Try it> Using the material below, print the line that contains "alive = alive && !stop;", the line that contains "atomicAdd(&g_pc_stats[5], (unsigned long", and every line in between, exactly and nothing else.

*** Opening Dataset excerpts ***

template <int K>
__device__ __forceinline__ void pc_ub_reg(uint32_t hv, uint32_t qw, uint32_t begw, uint32_t &ub)
{
    constexpr uint32_t SC = (uint32_t)(2 * K) | ((uint32_t)(2 * K + 1) << 16);
    uint32_t c, m;
    asm volatile(
        "v_pk_sub_i16 %[c], %[qw], %[sc]\n\t"
        "v_pk_ashrrev_i16 %[m], 15, %[c] op_sel_hi:[0,1]\n\t"
        "v_pk_add_u16 %[c], %[c], %[h]\n\t"
        "v_bfi_b32 %[c], %[m], 0, %[c]\n\t"
        "v_pk_sub_i16 %[m], %[bg], %[sc]\n\t"
        "v_pk_ashrrev_i16 %[m], 15, %[m] op_sel_hi:[0,1]\n\t"
        "v_and_b32_e32 %[c], %[c], %[m]\n\t"
        "v_pk_max_u16 %[ub], %[ub], %[c]\n\t"
        : [ub] "+v"(ub), [c] "=&v"(c), [m] "=&v"(m)
        : [h] "v"(hv), [qw] "v"(qw), [sc] "s"(SC), [bg] "v"(begw));
}

template <int QMAX, bool BY, int GG>
__device__ __forceinline__ void pc_ub_group(const uint32_t (&hh)[(BY ? QMAX / 4 : QMAX / 2)], uint32_t qw,
                                            uint32_t begw, uint32_t &ub, uint64_t enter)
{
    if (!((enter >> GG) & 1)) return;
    if constexpr (BY) {
        pc_ub_reg<2 * GG + 1>(__builtin_amdgcn_perm(hh[GG], hh[GG], kSelHi), qw, begw, ub);
        pc_ub_reg<2 * GG>(__builtin_amdgcn_perm(hh[GG], hh[GG], kSelLo), qw, begw, ub);
    } else {
        pc_ub_reg<2 * GG + 1>(hh[2 * GG + 1], qw, begw, ub);
        pc_ub_reg<2 * GG>(hh[2 * GG], qw, begw, ub);
    }
}

template <int QMAX, bool BY, int... G>
__device__ __forceinline__ int pc_ubscan(std::integer_sequence<int, G...>, const uint32_t (&hh)[(BY ? QMAX / 4 : QMAX / 2)],
                                         int qlen, int beg, uint64_t enter)
{
    uint32_t ub = 0;
    const uint32_t qw = pack2(qlen), begw = pack2(beg);
    (pc_ub_group<QMAX, BY, QMAX / 4 - 1 - G>(hh, qw, begw, ub, enter), ...);
    return (int)max(ub & 0xffffu, ub >> 16);
}

#ifndef BSW_PC_LEFT_SKIP
#define BSW_PC_LEFT_SKIP 1
#endif
#ifndef BSW_PC_SKIP_MASK
#define BSW_PC_SKIP_MASK 3
#endif
#ifndef BSW_PC_SKIP_ROW
#define BSW_PC_SKIP_ROW 1
#endif
#ifndef BSW_PC_SKIP_QMIN
#define BSW_PC_SKIP_QMIN 96
#endif
template <int QMAX> constexpr bool pc_left_skip() { return BSW_PC_LEFT_SKIP && QMAX >= BSW_PC_SKIP_QMIN; }

template <int QMAX, bool BY, int G>
__device__ __forceinline__ void pc_gz_group(const uint32_t (&hh)[(BY ? QMAX / 4 : QMAX / 2)],
                                            const uint32_t (&ee)[(BY ? QMAX / 4 : QMAX / 2)], bool live, int &gz)
{
    if constexpr (G < QMAX / 4) {
        if (gz != G) return;
        uint32_t z;
        if constexpr (BY) {
            asm volatile("v_or_b32_e32 %0, %1, %2" : "=v"(z) : "v"(hh[G]), "v"(ee[G]));
        } else {
            uint32_t t;
            asm volatile("v_pk_max_i16 %0, %2, 0\n\t"
                         "v_pk_max_i16 %1, %3, 0\n\t"
                         "v_or3_b32 %0, %0, %1, %4\n\t"
                         "v_or_b32_e32 %0, %0, %5"
                         : "=&v"(z), "=&v"(t)
                         : "v"(ee[2 * G]), "v"(ee[2 * G + 1]), "v"(hh[2 * G]), "v"(hh[2 * G + 1]));
        }
        if (__ballot(live && z != 0u) == 0) gz = G + 1;
    }
}

template <int QMAX, bool BY, int S, int... K>
__device__ __forceinline__ void pc_gz_seg(std::integer_sequence<int, K...>, const uint32_t (&hh)[(BY ? QMAX / 4 : QMAX / 2)],
                                          const uint32_t (&ee)[(BY ? QMAX / 4 : QMAX / 2)], bool live, int &gz)
{
    if ((gz >> 3) != S) return;
    (pc_gz_group<QMAX, BY, 8 * S + K>(hh, ee, live, gz), ...);
}

template <int QMAX, bool BY, int... S>
__device__ __forceinline__ void pc_gz_refresh(std::integer_sequence<int, S...>, const uint32_t (&hh)[(BY ? QMAX / 4 : QMAX / 2)],
                                              const uint32_t (&ee)[(BY ? QMAX / 4 : QMAX / 2)], bool live, int &gz)
{
    (pc_gz_seg<QMAX, BY, S>(std::make_integer_sequence<int, 8>{}, hh, ee, live, gz), ...);
}

template <int QMAX, int WPB, bool BY>
__global__ __launch_bounds__(64 * WPB, BY ? 3 : 2) void pc_kernel(const KParams kp, const int32_t w,
                                                    SeqPair *__restrict__ pairs,
                                                    const int32_t *__restrict__ order,
                                                    const int32_t n,
                                                    const uint8_t *__restrict__ ref,
                                                    const uint8_t *__restrict__ qer,
                                                    int32_t *__restrict__ err)
{
    constexpr int NG = QMAX / 4;
    constexpr int CDW = kPcChunkDw;
#ifdef BSW_PC_STATS
    const unsigned long long t_wave0 = wall_clock64();
#endif
    __shared__ uint32_t s_tgt[WPB][2][CDW][64];
    __shared__ uint2 s_prof[8];
    if (threadIdx.x < 8) s_prof[threadIdx.x] = make_uint2(kp.prof[threadIdx.x][0], kp.prof[threadIdx.x][1]);
    __syncthreads();
    const int gid = blockIdx.x * blockDim.x + threadIdx.x;
    bool valid = gid < n;
    const int idx = valid ? (order ? order[gid] : gid) : 0;
    SeqPair *sp = pairs + idx;
    int idr = 0, idq = 0, tlen = 0, qlen = 0, h0 = 0;
    if (valid) {
        idr = sp->idr; idq = sp->idq; tlen = sp->len1; qlen = sp->len2; h0 = sp->h0;
        if (qlen >= QMAX || qlen < 0 || tlen < 0 || h0 < 0 || h0 + min(qlen, tlen) > 255 || idr < 0 || idq < 0) {
            atomicOr(err, 1);
            valid = false;
        }
    }
    uint32_t qs[NG];
    {
        uint32_t wv[NG + 1];
        const uintptr_t qa = (uintptr_t)(qer + idq);
        const uint32_t *wp = (const uint32_t *)(qa & ~(uintptr_t)3);
        const int sh = (int)(qa & 3);
        const int nw = (valid && qlen > 0) ? (sh + qlen + 3) >> 2 : 0;
        if (nw > 0) {
#pragma unroll
            for (int g = 0; g <= NG; ++g) wv[g] = wp[min(g, nw - 1)];
        } else {
#pragma unroll
            for (int g = 0; g <= NG; ++g) wv[g] = 0;
        }
#pragma unroll
        for (int g = 0; g < NG; ++g) {
            const uint32_t c = __builtin_amdgcn_alignbyte(wv[g + 1], wv[g], sh);
            qs[g] = __builtin_amdgcn_perm(c, c, 0x03010200u);
        }
    }
    constexpr int NP = (BY ? QMAX / 4 : QMAX / 2);
    uint32_t hh[NP], ee[NP];
    {
        const int oe_ins = kp.o_ins + kp.e_ins;
        if constexpr (BY) {
            __builtin_amdgcn_sched_barrier(0);
#pragma unroll
            for (int k = 0; k < NP; ++k) {
                uint32_t v[4];
#pragma unroll
                for (int t = 0; t < 4; ++t) {
                    const int j = 4 * k + t;
                    v[t] = (j == 0) ? (uint32_t)h0 : (j <= qlen) ? (uint32_t)max(h0 - oe_ins - (j - 1) * kp.e_ins, 0) : 0u;
                }
                hh[k] = v[0] | (v[1] << 8) | (v[2] << 16) | (v[3] << 24);
                asm volatile("" : "+v"(hh[k]));
                ee[k] = 0u;
            }
        } else {
#pragma unroll
            for (int k = 0; k < NP; ++k) {
                const int j0 = 2 * k, j1 = 2 * k + 1;
                const uint32_t a = (j0 == 0) ? (uint32_t)h0
                                 : (j0 <= qlen) ? (uint32_t)max(h0 - oe_ins - (j0 - 1) * kp.e_ins, 0) : 0u;
                const uint32_t b = (j1 <= qlen) ? (uint32_t)max(h0 - oe_ins - (j1 - 1) * kp.e_ins, 0) : 0u;
                hh[k] = a | (b << 16);
                ee[k] = 0u;
            }
        }
    }
    int wl = w;
    {
        const int ni = qlen * kp.maxsc + kp.end_bonus - kp.o_ins;
        const int nd = qlen * kp.maxsc + kp.end_bonus - kp.o_del;
        wl = min(wl, max((ni + kp.e_ins) / kp.e_ins, 1));
        wl = min(wl, max((nd + kp.e_del) / kp.e_del, 1));
    }
    int best = h0, best_i = -1, best_j = -1, max_ie = -1, gsc = -1, moff = 0, endc = qlen;
    bool alive = valid && tlen > 0;
    if (!valid) sp = nullptr;
    asm volatile("" : "+v"(sp));
    const uint8_t *tp = ref + idr;
    const int tsh = (int)((uintptr_t)tp & 3);
    const uint32_t *twp = (const uint32_t *)(tp - tsh);
    const int tlast = max((tsh + tlen - 1) >> 2, 0);
    const int wv = threadIdx.x >> 6, ln = threadIdx.x & 63;
    auto issue_chunk = [&](int ch) {
        uint32_t *dst = &s_tgt[wv][ch & 1][0][0];
#pragma unroll
        for (int k = 0; k < CDW; ++k)
            __builtin_amdgcn_global_load_lds((gptr_t)(twp + min(16 * ch + k, tlast)),
                                             (lptr_t)(dst + 64 * k), 4, 0, 0);
    };
    if (alive) { issue_chunk(0); issue_chunk(1); }
    uint32_t tcur = 0;
    const int wl_max = wave_max(alive ? wl : -1);
    const int wl_min = wave_min(alive ? wl : INT_MAX);
    const uint32_t oe2 = (uint32_t)(kp.o_del + kp.e_del) * 0x10001u;
    const uint32_t ed2 = (uint32_t)kp.e_del * 0x10001u;
    uint32_t ctr[4] = {0, 0, 0, 0};
    PcbSel bs{BY ? kSelKa : 0x06010400u, BY ? kSelKb : 0x06030402u};
    if constexpr (BY || (BSW_PC_JKEY && QMAX >= 128)) asm volatile("" : "+v"(bs.ka), "+v"(bs.kb));
#ifdef BSW_PC_STATS
    uint32_t nrows = 0, nlast = 0, nue = 0;
    uint32_t nscan = 0, nstop_s = 0, nstop_c = 0;
    (void)nscan; (void)nstop_s; (void)nstop_c;
#endif

#if BSW_PC_EXP_HALFHEAD
    int emax = 0, emin = 0;
    PcRow r{0, 0, 0};
#endif
    int gz = 0;
    (void)gz;
    for (int i = 0;; ++i) {
        const bool act = alive && i < tlen;
        alive = act;
        if (__ballot(act) == 0) break;
        if ((i & 3) == 0) {
            if ((i & 63) == 0) {
                __builtin_amdgcn_s_waitcnt(0x0F70);
                __builtin_amdgcn_sched_barrier(0);
            }
            const int k = (i >> 2) & 15;
            const uint32_t la = (uint32_t)(uintptr_t)(lptr_t)&s_tgt[wv][(i >> 6) & 1][k][ln];
            uint2 d;
            asm volatile("ds_read2st64_b32 %0, %1 offset1:1\n\ts_waitcnt lgkmcnt(0)"
                         : "=v"(d) : "v"(la) : "memory");
            tcur = __builtin_amdgcn_alignbyte(d.y, d.x, tsh);
            if ((i & 63) == 0) {
                __builtin_amdgcn_sched_barrier(0);
                if (i > 0 && act) issue_chunk((i >> 6) + 1);
            }
        }
        const uint32_t tcode = (tcur >> (8 * (i & 3))) & 0xffu;
        const uint2 pr = s_prof[min(tcode, 7u)];
        __builtin_amdgcn_sched_barrier(0);
        const int beg = max(0, i - wl);
        const int end = min(min(endc, i + wl + 1), qlen);
        endc = end;
#if BSW_PC_EXP_HALFHEAD
        if (i & 1) goto row_body;
#else
        int emax, emin;
        PcRow r;
#endif
        wave_maxmin_bc(act ? end : -1, act ? end : INT_MAX, emax, emin);
        {
            const int ulo = __builtin_amdgcn_readfirstlane(max(0, i - wl_max));
            const int uhi = __builtin_amdgcn_readfirstlane(emax);
            const int flo = __builtin_amdgcn_readfirstlane(max(0, i - wl_min));
            const int fhi = __builtin_amdgcn_readfirstlane(emin);
            const int glo = ulo >> 2;
            const int gsp = max((min(uhi, QMAX - 1) >> 2) - glo, -1);
            const int gfa = (ulo == flo && (flo & 3) == 0) ? (flo >> 2) : (flo >> 2) + 1;
            const int gfn = max((fhi >> 2) - gfa, 0);
            const int gln = (flo >> 2) - glo;
            r.enter = gbits(glo, gsp + 1);
            r.fast = gbits(gfa, gfn);
            r.left = gbits(glo, gln + 1);
            if constexpr (pc_left_skip<QMAX>()) {
                const uint64_t keep = ~0ull << gz;
                r.enter &= keep;
                r.fast &= keep;
            }
        }
#if BSW_PC_EXP_HALFHEAD
    row_body:
#endif
        {
            int h1 = (int)((uint32_t)max(h0 - (kp.o_del + kp.e_del * (i + 1)), 0) << 16) & -(int)(beg == 0);
            int f = 0;
            uint32_t key = 0;
            const uint32_t endw = pack2(end);
            const uint32_t endm1w = pack2(end - 1);
            const uint32_t begm2w = pack2(beg - 2);
            __builtin_amdgcn_s_setprio(0);
            pc_row<QMAX, BY>(std::make_integer_sequence<int, (NG + pc_seg_len<QMAX>() - 1) / pc_seg_len<QMAX>()>{}, hh, ee,
                             qs, pr.x, pr.y, f, h1, key, oe2, ed2, kp.e_del, r, endw, endm1w, begm2w, end, beg, bs,
                             ctr);
            __builtin_amdgcn_s_setprio(2);
            h1 = (int)((uint32_t)h1 >> 16);
            const uint32_t k32 = max(key & 0xffffu, key >> 16);
            const int m = (int)(k32 >> 8), mj = (int)(k32 & 0xffu);
            {
                const bool atq = act && end == qlen;
                max_ie = (atq && !(gsc > h1)) ? i : max_ie;
                gsc = atq ? max(gsc, h1) : gsc;
            }
            {
                const int di = i - best_i, dj = mj - best_j;
                const int dz = (di > dj) ? best - m - (int)__umul24((unsigned)(di - dj), (unsigned)kp.e_del)
                                         : best - m - (int)__umul24((unsigned)(dj - di), (unsigned)kp.e_ins);
                const bool better = act && m > best;
                const bool zdropped = kp.zdrop > 0 && dz > kp.zdrop;
                alive = act && m > 0 && (better || !zdropped);
                moff = better ? max(moff, abs(mj - i)) : moff;
                best_i = better ? i : best_i;
                best_j = better ? mj : best_j;
                best = better ? m : best;
            }
#if BSW_PC_EARLY_STOP
            {
                int gq, gt, gm;
                asm volatile("v_sub_u32_e32 %0, %3, %4\n\t"
                             "v_subrev_u32_e32 %1, %5, %6\n\t"
                             "v_sub_u32_e32 %2, %3, %7"
                             : "=&v"(gq), "=&v"(gt), "=&v"(gm)
                             : "v"(qlen), "v"(beg), "s"(i), "v"(tlen), "v"(mj));
                const bool edge = end == qlen && gq < qlen;
                const int ubs = m - 1 + min(gq, gt);
                const bool stop = edge && ubs <= best && ubs < gsc;
#ifdef BSW_PC_STATS
                nstop_s += alive && stop;
#endif
                alive = alive && !stop;
#if BSW_PC_EARLY_SCAN
                const int ubm = m - 1 + gm;
                const bool want = QMAX > 64 && alive && edge && ubm <= best && ubm < gsc;
                if (QMAX > 64 && (i & BSW_PC_SCAN_PHASE) == BSW_PC_SCAN_PHASE && __ballot(want)) {
                    const int ubc = pc_ubscan<QMAX, BY>(std::make_integer_sequence<int, NG>{}, hh, gq + beg, beg, r.enter);
                    const bool stopc = want && ubc <= best && ubc < gsc;
#ifdef BSW_PC_STATS
                    nscan += 1;
                    nstop_c += stopc;
#endif
                    alive = alive && !stopc;
                }
#endif
            }
#endif
            if constexpr (pc_left_skip<QMAX>()) {
                if ((i & BSW_PC_SKIP_MASK) == BSW_PC_SKIP_ROW)
                    pc_gz_refresh<QMAX, BY>(std::make_integer_sequence<int, (NG + 7) / 8>{}, hh, ee, alive, gz);
            }
#ifdef BSW_PC_STATS
            nrows += act;
            nue += act && (emax == emin);
#endif
            {
                const bool need = alive && h1 == 0;
                int lp1 = end;
                if (__ballot(need)) {
#ifdef BSW_PC_STATS
                    nlast += 1;
#endif
                    const int lp = pc_lastpos<QMAX, BY>(std::make_integer_sequence<int, NG>{}, hh, end, need,
                                                        emax >> 2);
                    lp1 = need ? lp : end;
                }
                endc = alive ? min(lp1 + 2, qlen) : endc;
            }
        }
    }
#ifdef BSW_PC_STATS
    {
        const unsigned rows = (unsigned)wave_max((int)nrows);
        const unsigned nl = (unsigned)wave_max((int)nlast);
        const unsigned nu = (unsigned)wave_max((int)nue);
        const unsigned ns = (unsigned)wave_max((int)nscan);
        const unsigned rs = (unsigned)__popcll(__ballot(nstop_s != 0));
        const unsigned rc = (unsigned)__popcll(__ballot(nstop_c != 0));
        unsigned cmax[4];
        for (int k = 0; k < 4; ++k) cmax[k] = (unsigned)wave_max((int)ctr[k]);
        if ((threadIdx.x & 63) == 0) {
            atomicAdd(&g_pc_stats[0], (unsigned long long)rows);
            for (int k = 0; k < 4; ++k) atomicAdd(&g_pc_stats[1 + k], (unsigned long long)cmax[k]);
            atomicAdd(&g_pc_stats[5], (unsigned long long)nl);
            atomicAdd(&g_pc_stats[6], 1ull);
            atomicAdd(&g_pc_stats[7], (unsigned long long)nu);
            atomicAdd(&g_pc_stats[8], (unsigned long long)ns);
            atomicAdd(&g_pc_stats[9], (unsigned long long)rs);
            atomicAdd(&g_pc_stats[10], (unsigned long long)rc);
        }
        const unsigned wid = blockIdx.x * WPB + (threadIdx.x >> 6);
        if ((threadIdx.x & 63) == 0 && wid < (unsigned)kPcTimesMax) {
            unsigned xcc, hw;
            asm volatile("s_getreg_b32 %0, hwreg(HW_REG_XCC_ID)" : "=s"(xcc));
            asm volatile("s_getreg_b32 %0, hwreg(HW_REG_HW_ID)" : "=s"(hw));
            g_pc_times[wid][0] = t_wave0;
            g_pc_times[wid][1] = wall_clock64();
            g_pc_times[wid][2] = ((unsigned long long)xcc << 32) | hw;
            g_pc_times[wid][3] = rows;
        }
    }
#endif
    if (sp) {
        sp->score = best;
        sp->tle = best_i + 1;
        sp->gtle = max_ie + 1;
        sp->qle = best_j + 1;
        sp->gscore = gsc;
        sp->max_off = moff;
    }
}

*** Closing Dataset excerpts ***

The completed task>
                alive = alive && !stop;
#if BSW_PC_EARLY_SCAN
                const int ubm = m - 1 + gm;
                const bool want = QMAX > 64 && alive && edge && ubm <= best && ubm < gsc;
                if (QMAX > 64 && (i & BSW_PC_SCAN_PHASE) == BSW_PC_SCAN_PHASE && __ballot(want)) {
                    const int ubc = pc_ubscan<QMAX, BY>(std::make_integer_sequence<int, NG>{}, hh, gq + beg, beg, r.enter);
                    const bool stopc = want && ubc <= best && ubc < gsc;
#ifdef BSW_PC_STATS
                    nscan += 1;
                    nstop_c += stopc;
#endif
                    alive = alive && !stopc;
                }
#endif
            }
#endif
            if constexpr (pc_left_skip<QMAX>()) {
                if ((i & BSW_PC_SKIP_MASK) == BSW_PC_SKIP_ROW)
                    pc_gz_refresh<QMAX, BY>(std::make_integer_sequence<int, (NG + 7) / 8>{}, hh, ee, alive, gz);
            }
#ifdef BSW_PC_STATS
            nrows += act;
            nue += act && (emax == emin);
#endif
            {
                const bool need = alive && h1 == 0;
                int lp1 = end;
                if (__ballot(need)) {
#ifdef BSW_PC_STATS
                    nlast += 1;
#endif
                    const int lp = pc_lastpos<QMAX, BY>(std::make_integer_sequence<int, NG>{}, hh, end, need,
                                                        emax >> 2);
                    lp1 = need ? lp : end;
                }
                endc = alive ? min(lp1 + 2, qlen) : endc;
            }
        }
    }
#ifdef BSW_PC_STATS
    {
        const unsigned rows = (unsigned)wave_max((int)nrows);
        const unsigned nl = (unsigned)wave_max((int)nlast);
        const unsigned nu = (unsigned)wave_max((int)nue);
        const unsigned ns = (unsigned)wave_max((int)nscan);
        const unsigned rs = (unsigned)__popcll(__ballot(nstop_s != 0));
        const unsigned rc = (unsigned)__popcll(__ballot(nstop_c != 0));
        unsigned cmax[4];
        for (int k = 0; k < 4; ++k) cmax[k] = (unsigned)wave_max((int)ctr[k]);
        if ((threadIdx.x & 63) == 0) {
            atomicAdd(&g_pc_stats[0], (unsigned long long)rows);
            for (int k = 0; k < 4; ++k) atomicAdd(&g_pc_stats[1 + k], (unsigned long long)cmax[k]);
            atomicAdd(&g_pc_stats[5], (unsigned long long)nl);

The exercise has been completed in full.